What this task involves —
Write out, unaltered, each line from the top of the records below down to the line where "## Parallelise channel" appears, that line included.

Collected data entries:
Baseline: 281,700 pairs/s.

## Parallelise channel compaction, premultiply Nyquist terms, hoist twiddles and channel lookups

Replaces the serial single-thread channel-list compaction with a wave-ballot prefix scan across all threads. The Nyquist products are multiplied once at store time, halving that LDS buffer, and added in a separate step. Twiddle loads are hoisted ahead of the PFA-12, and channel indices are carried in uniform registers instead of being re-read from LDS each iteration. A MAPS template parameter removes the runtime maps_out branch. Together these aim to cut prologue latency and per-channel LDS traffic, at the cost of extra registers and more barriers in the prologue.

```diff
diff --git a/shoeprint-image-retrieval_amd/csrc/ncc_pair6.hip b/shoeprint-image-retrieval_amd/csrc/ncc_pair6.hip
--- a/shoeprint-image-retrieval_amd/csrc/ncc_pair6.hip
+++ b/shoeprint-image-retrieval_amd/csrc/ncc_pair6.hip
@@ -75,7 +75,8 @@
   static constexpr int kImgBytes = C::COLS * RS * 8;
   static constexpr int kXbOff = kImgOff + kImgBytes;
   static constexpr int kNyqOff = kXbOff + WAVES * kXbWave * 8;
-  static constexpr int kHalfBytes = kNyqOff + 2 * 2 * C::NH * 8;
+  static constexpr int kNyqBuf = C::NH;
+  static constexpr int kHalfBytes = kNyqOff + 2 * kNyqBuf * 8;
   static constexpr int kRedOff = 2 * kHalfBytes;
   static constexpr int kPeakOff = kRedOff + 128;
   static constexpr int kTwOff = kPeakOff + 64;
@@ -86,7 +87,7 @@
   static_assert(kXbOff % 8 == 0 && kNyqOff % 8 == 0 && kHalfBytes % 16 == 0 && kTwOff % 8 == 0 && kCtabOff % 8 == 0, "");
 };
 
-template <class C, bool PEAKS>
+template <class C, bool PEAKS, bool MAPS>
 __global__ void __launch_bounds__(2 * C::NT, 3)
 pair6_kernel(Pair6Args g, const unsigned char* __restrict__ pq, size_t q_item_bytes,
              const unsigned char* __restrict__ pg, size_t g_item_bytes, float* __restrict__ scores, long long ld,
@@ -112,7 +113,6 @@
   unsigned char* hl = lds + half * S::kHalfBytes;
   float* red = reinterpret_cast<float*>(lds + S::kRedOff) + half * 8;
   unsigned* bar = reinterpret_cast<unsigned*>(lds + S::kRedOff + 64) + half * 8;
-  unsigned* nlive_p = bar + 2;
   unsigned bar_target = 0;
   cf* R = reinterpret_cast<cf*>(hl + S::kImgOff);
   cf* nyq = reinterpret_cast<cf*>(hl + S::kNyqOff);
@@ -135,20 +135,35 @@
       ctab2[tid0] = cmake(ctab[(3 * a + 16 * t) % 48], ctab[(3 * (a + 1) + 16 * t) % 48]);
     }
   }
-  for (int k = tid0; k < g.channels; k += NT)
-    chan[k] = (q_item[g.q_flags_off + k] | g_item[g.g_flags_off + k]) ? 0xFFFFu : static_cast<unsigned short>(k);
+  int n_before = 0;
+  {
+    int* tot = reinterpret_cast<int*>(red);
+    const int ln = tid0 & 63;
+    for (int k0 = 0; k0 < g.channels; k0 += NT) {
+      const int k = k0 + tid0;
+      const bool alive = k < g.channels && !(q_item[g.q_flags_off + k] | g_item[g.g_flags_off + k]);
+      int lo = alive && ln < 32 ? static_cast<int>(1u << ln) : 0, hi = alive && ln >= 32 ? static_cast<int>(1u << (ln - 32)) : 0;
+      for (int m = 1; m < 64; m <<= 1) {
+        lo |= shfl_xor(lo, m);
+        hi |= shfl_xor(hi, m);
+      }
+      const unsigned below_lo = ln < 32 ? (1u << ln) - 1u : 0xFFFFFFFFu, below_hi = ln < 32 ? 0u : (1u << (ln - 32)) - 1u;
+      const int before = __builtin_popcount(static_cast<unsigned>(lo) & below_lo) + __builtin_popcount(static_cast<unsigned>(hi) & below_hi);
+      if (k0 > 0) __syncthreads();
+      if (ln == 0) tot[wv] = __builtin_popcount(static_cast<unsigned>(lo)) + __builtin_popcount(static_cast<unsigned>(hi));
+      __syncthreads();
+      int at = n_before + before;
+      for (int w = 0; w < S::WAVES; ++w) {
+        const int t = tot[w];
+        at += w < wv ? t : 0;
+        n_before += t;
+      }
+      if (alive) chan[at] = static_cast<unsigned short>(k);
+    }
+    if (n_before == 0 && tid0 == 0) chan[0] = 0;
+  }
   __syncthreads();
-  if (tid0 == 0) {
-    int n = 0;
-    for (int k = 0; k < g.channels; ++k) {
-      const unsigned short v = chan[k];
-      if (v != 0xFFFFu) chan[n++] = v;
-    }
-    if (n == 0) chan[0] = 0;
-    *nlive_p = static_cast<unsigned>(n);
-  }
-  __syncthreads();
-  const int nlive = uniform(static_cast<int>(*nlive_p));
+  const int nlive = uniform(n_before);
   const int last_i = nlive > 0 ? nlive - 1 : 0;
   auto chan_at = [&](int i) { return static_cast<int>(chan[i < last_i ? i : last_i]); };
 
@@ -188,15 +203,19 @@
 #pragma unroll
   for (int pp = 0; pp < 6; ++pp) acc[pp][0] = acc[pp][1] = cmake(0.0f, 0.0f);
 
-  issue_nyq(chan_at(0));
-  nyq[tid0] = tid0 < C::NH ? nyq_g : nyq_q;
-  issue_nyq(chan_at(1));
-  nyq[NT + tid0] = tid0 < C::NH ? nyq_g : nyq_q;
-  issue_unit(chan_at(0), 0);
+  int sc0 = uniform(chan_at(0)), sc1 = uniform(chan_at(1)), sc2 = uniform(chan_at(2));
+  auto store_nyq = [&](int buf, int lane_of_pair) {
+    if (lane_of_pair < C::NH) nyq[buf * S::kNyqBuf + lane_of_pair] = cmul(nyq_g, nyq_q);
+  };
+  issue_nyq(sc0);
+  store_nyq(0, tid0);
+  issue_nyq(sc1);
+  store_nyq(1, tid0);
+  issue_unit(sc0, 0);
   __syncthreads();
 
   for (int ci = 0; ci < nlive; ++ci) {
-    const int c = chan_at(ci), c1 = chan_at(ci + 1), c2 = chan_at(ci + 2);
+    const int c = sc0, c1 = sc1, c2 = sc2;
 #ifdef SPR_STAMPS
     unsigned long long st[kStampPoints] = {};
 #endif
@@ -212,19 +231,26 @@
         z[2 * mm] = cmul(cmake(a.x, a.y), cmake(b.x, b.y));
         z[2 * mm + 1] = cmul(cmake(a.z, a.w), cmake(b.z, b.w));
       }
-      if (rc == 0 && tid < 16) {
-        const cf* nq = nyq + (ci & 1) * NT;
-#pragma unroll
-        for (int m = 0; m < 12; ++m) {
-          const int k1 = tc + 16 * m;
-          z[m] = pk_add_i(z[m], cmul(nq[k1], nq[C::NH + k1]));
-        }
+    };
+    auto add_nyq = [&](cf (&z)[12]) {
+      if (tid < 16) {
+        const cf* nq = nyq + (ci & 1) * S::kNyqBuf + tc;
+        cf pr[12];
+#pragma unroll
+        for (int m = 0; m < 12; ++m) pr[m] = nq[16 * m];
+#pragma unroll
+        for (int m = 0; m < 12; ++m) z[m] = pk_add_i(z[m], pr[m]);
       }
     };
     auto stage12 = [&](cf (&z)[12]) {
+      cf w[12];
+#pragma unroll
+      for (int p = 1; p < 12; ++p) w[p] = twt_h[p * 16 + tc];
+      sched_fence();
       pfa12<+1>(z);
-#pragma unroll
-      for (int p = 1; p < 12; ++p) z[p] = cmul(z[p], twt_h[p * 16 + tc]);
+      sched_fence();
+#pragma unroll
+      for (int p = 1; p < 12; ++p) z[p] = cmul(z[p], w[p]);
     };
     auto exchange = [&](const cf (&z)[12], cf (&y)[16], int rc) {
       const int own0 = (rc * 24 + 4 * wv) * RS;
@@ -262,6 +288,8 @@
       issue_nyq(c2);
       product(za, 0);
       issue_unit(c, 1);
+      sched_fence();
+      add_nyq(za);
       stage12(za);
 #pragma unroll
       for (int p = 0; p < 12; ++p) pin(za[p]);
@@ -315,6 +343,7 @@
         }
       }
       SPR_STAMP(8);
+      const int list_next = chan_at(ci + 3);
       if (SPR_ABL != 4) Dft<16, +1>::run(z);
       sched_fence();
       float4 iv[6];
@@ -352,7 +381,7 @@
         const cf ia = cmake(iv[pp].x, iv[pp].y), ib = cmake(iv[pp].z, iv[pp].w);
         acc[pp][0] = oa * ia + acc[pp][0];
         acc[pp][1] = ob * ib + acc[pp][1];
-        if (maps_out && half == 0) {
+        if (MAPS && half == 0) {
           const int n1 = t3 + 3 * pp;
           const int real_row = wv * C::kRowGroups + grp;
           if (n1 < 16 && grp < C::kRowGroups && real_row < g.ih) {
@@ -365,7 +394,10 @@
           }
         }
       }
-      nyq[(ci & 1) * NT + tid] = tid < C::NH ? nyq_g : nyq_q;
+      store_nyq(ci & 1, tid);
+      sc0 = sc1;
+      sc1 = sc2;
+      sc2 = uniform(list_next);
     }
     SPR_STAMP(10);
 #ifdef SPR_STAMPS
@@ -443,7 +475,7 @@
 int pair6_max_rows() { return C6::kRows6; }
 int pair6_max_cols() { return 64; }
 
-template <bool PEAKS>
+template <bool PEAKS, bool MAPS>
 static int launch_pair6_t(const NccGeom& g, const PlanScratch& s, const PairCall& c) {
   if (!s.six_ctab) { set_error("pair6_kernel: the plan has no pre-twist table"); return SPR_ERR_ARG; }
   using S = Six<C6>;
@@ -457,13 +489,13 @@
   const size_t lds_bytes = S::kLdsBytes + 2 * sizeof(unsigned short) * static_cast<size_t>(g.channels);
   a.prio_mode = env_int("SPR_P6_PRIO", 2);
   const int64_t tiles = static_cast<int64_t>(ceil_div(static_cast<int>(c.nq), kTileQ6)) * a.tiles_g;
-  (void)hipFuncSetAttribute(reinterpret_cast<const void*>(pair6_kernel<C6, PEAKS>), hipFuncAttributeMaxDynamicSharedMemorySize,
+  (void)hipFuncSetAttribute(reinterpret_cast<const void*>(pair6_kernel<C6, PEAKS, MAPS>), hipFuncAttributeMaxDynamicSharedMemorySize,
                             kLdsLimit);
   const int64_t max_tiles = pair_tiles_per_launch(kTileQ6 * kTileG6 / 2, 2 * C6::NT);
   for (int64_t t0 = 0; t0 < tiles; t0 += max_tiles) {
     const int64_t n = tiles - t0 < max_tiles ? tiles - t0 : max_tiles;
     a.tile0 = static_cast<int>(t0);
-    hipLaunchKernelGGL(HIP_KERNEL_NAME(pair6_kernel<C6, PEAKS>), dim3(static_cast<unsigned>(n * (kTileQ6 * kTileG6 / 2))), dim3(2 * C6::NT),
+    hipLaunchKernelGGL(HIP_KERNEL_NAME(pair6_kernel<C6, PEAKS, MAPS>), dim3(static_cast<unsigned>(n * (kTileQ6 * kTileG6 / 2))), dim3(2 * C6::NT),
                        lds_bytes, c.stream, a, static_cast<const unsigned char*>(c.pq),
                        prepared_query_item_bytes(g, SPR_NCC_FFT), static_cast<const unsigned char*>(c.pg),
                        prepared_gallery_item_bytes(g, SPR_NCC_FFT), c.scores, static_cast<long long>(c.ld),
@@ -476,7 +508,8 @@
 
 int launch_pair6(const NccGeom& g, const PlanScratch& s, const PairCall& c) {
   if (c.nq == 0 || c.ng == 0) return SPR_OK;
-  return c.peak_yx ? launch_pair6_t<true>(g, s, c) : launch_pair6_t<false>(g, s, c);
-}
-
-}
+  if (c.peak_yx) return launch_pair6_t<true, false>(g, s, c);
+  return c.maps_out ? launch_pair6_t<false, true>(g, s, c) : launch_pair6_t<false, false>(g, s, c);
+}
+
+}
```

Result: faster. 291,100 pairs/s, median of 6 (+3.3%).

The answer —
Baseline: 281,700 pairs/s.

## Parallelise channel compaction, premultiply Nyquist terms, hoist twiddles and channel lookups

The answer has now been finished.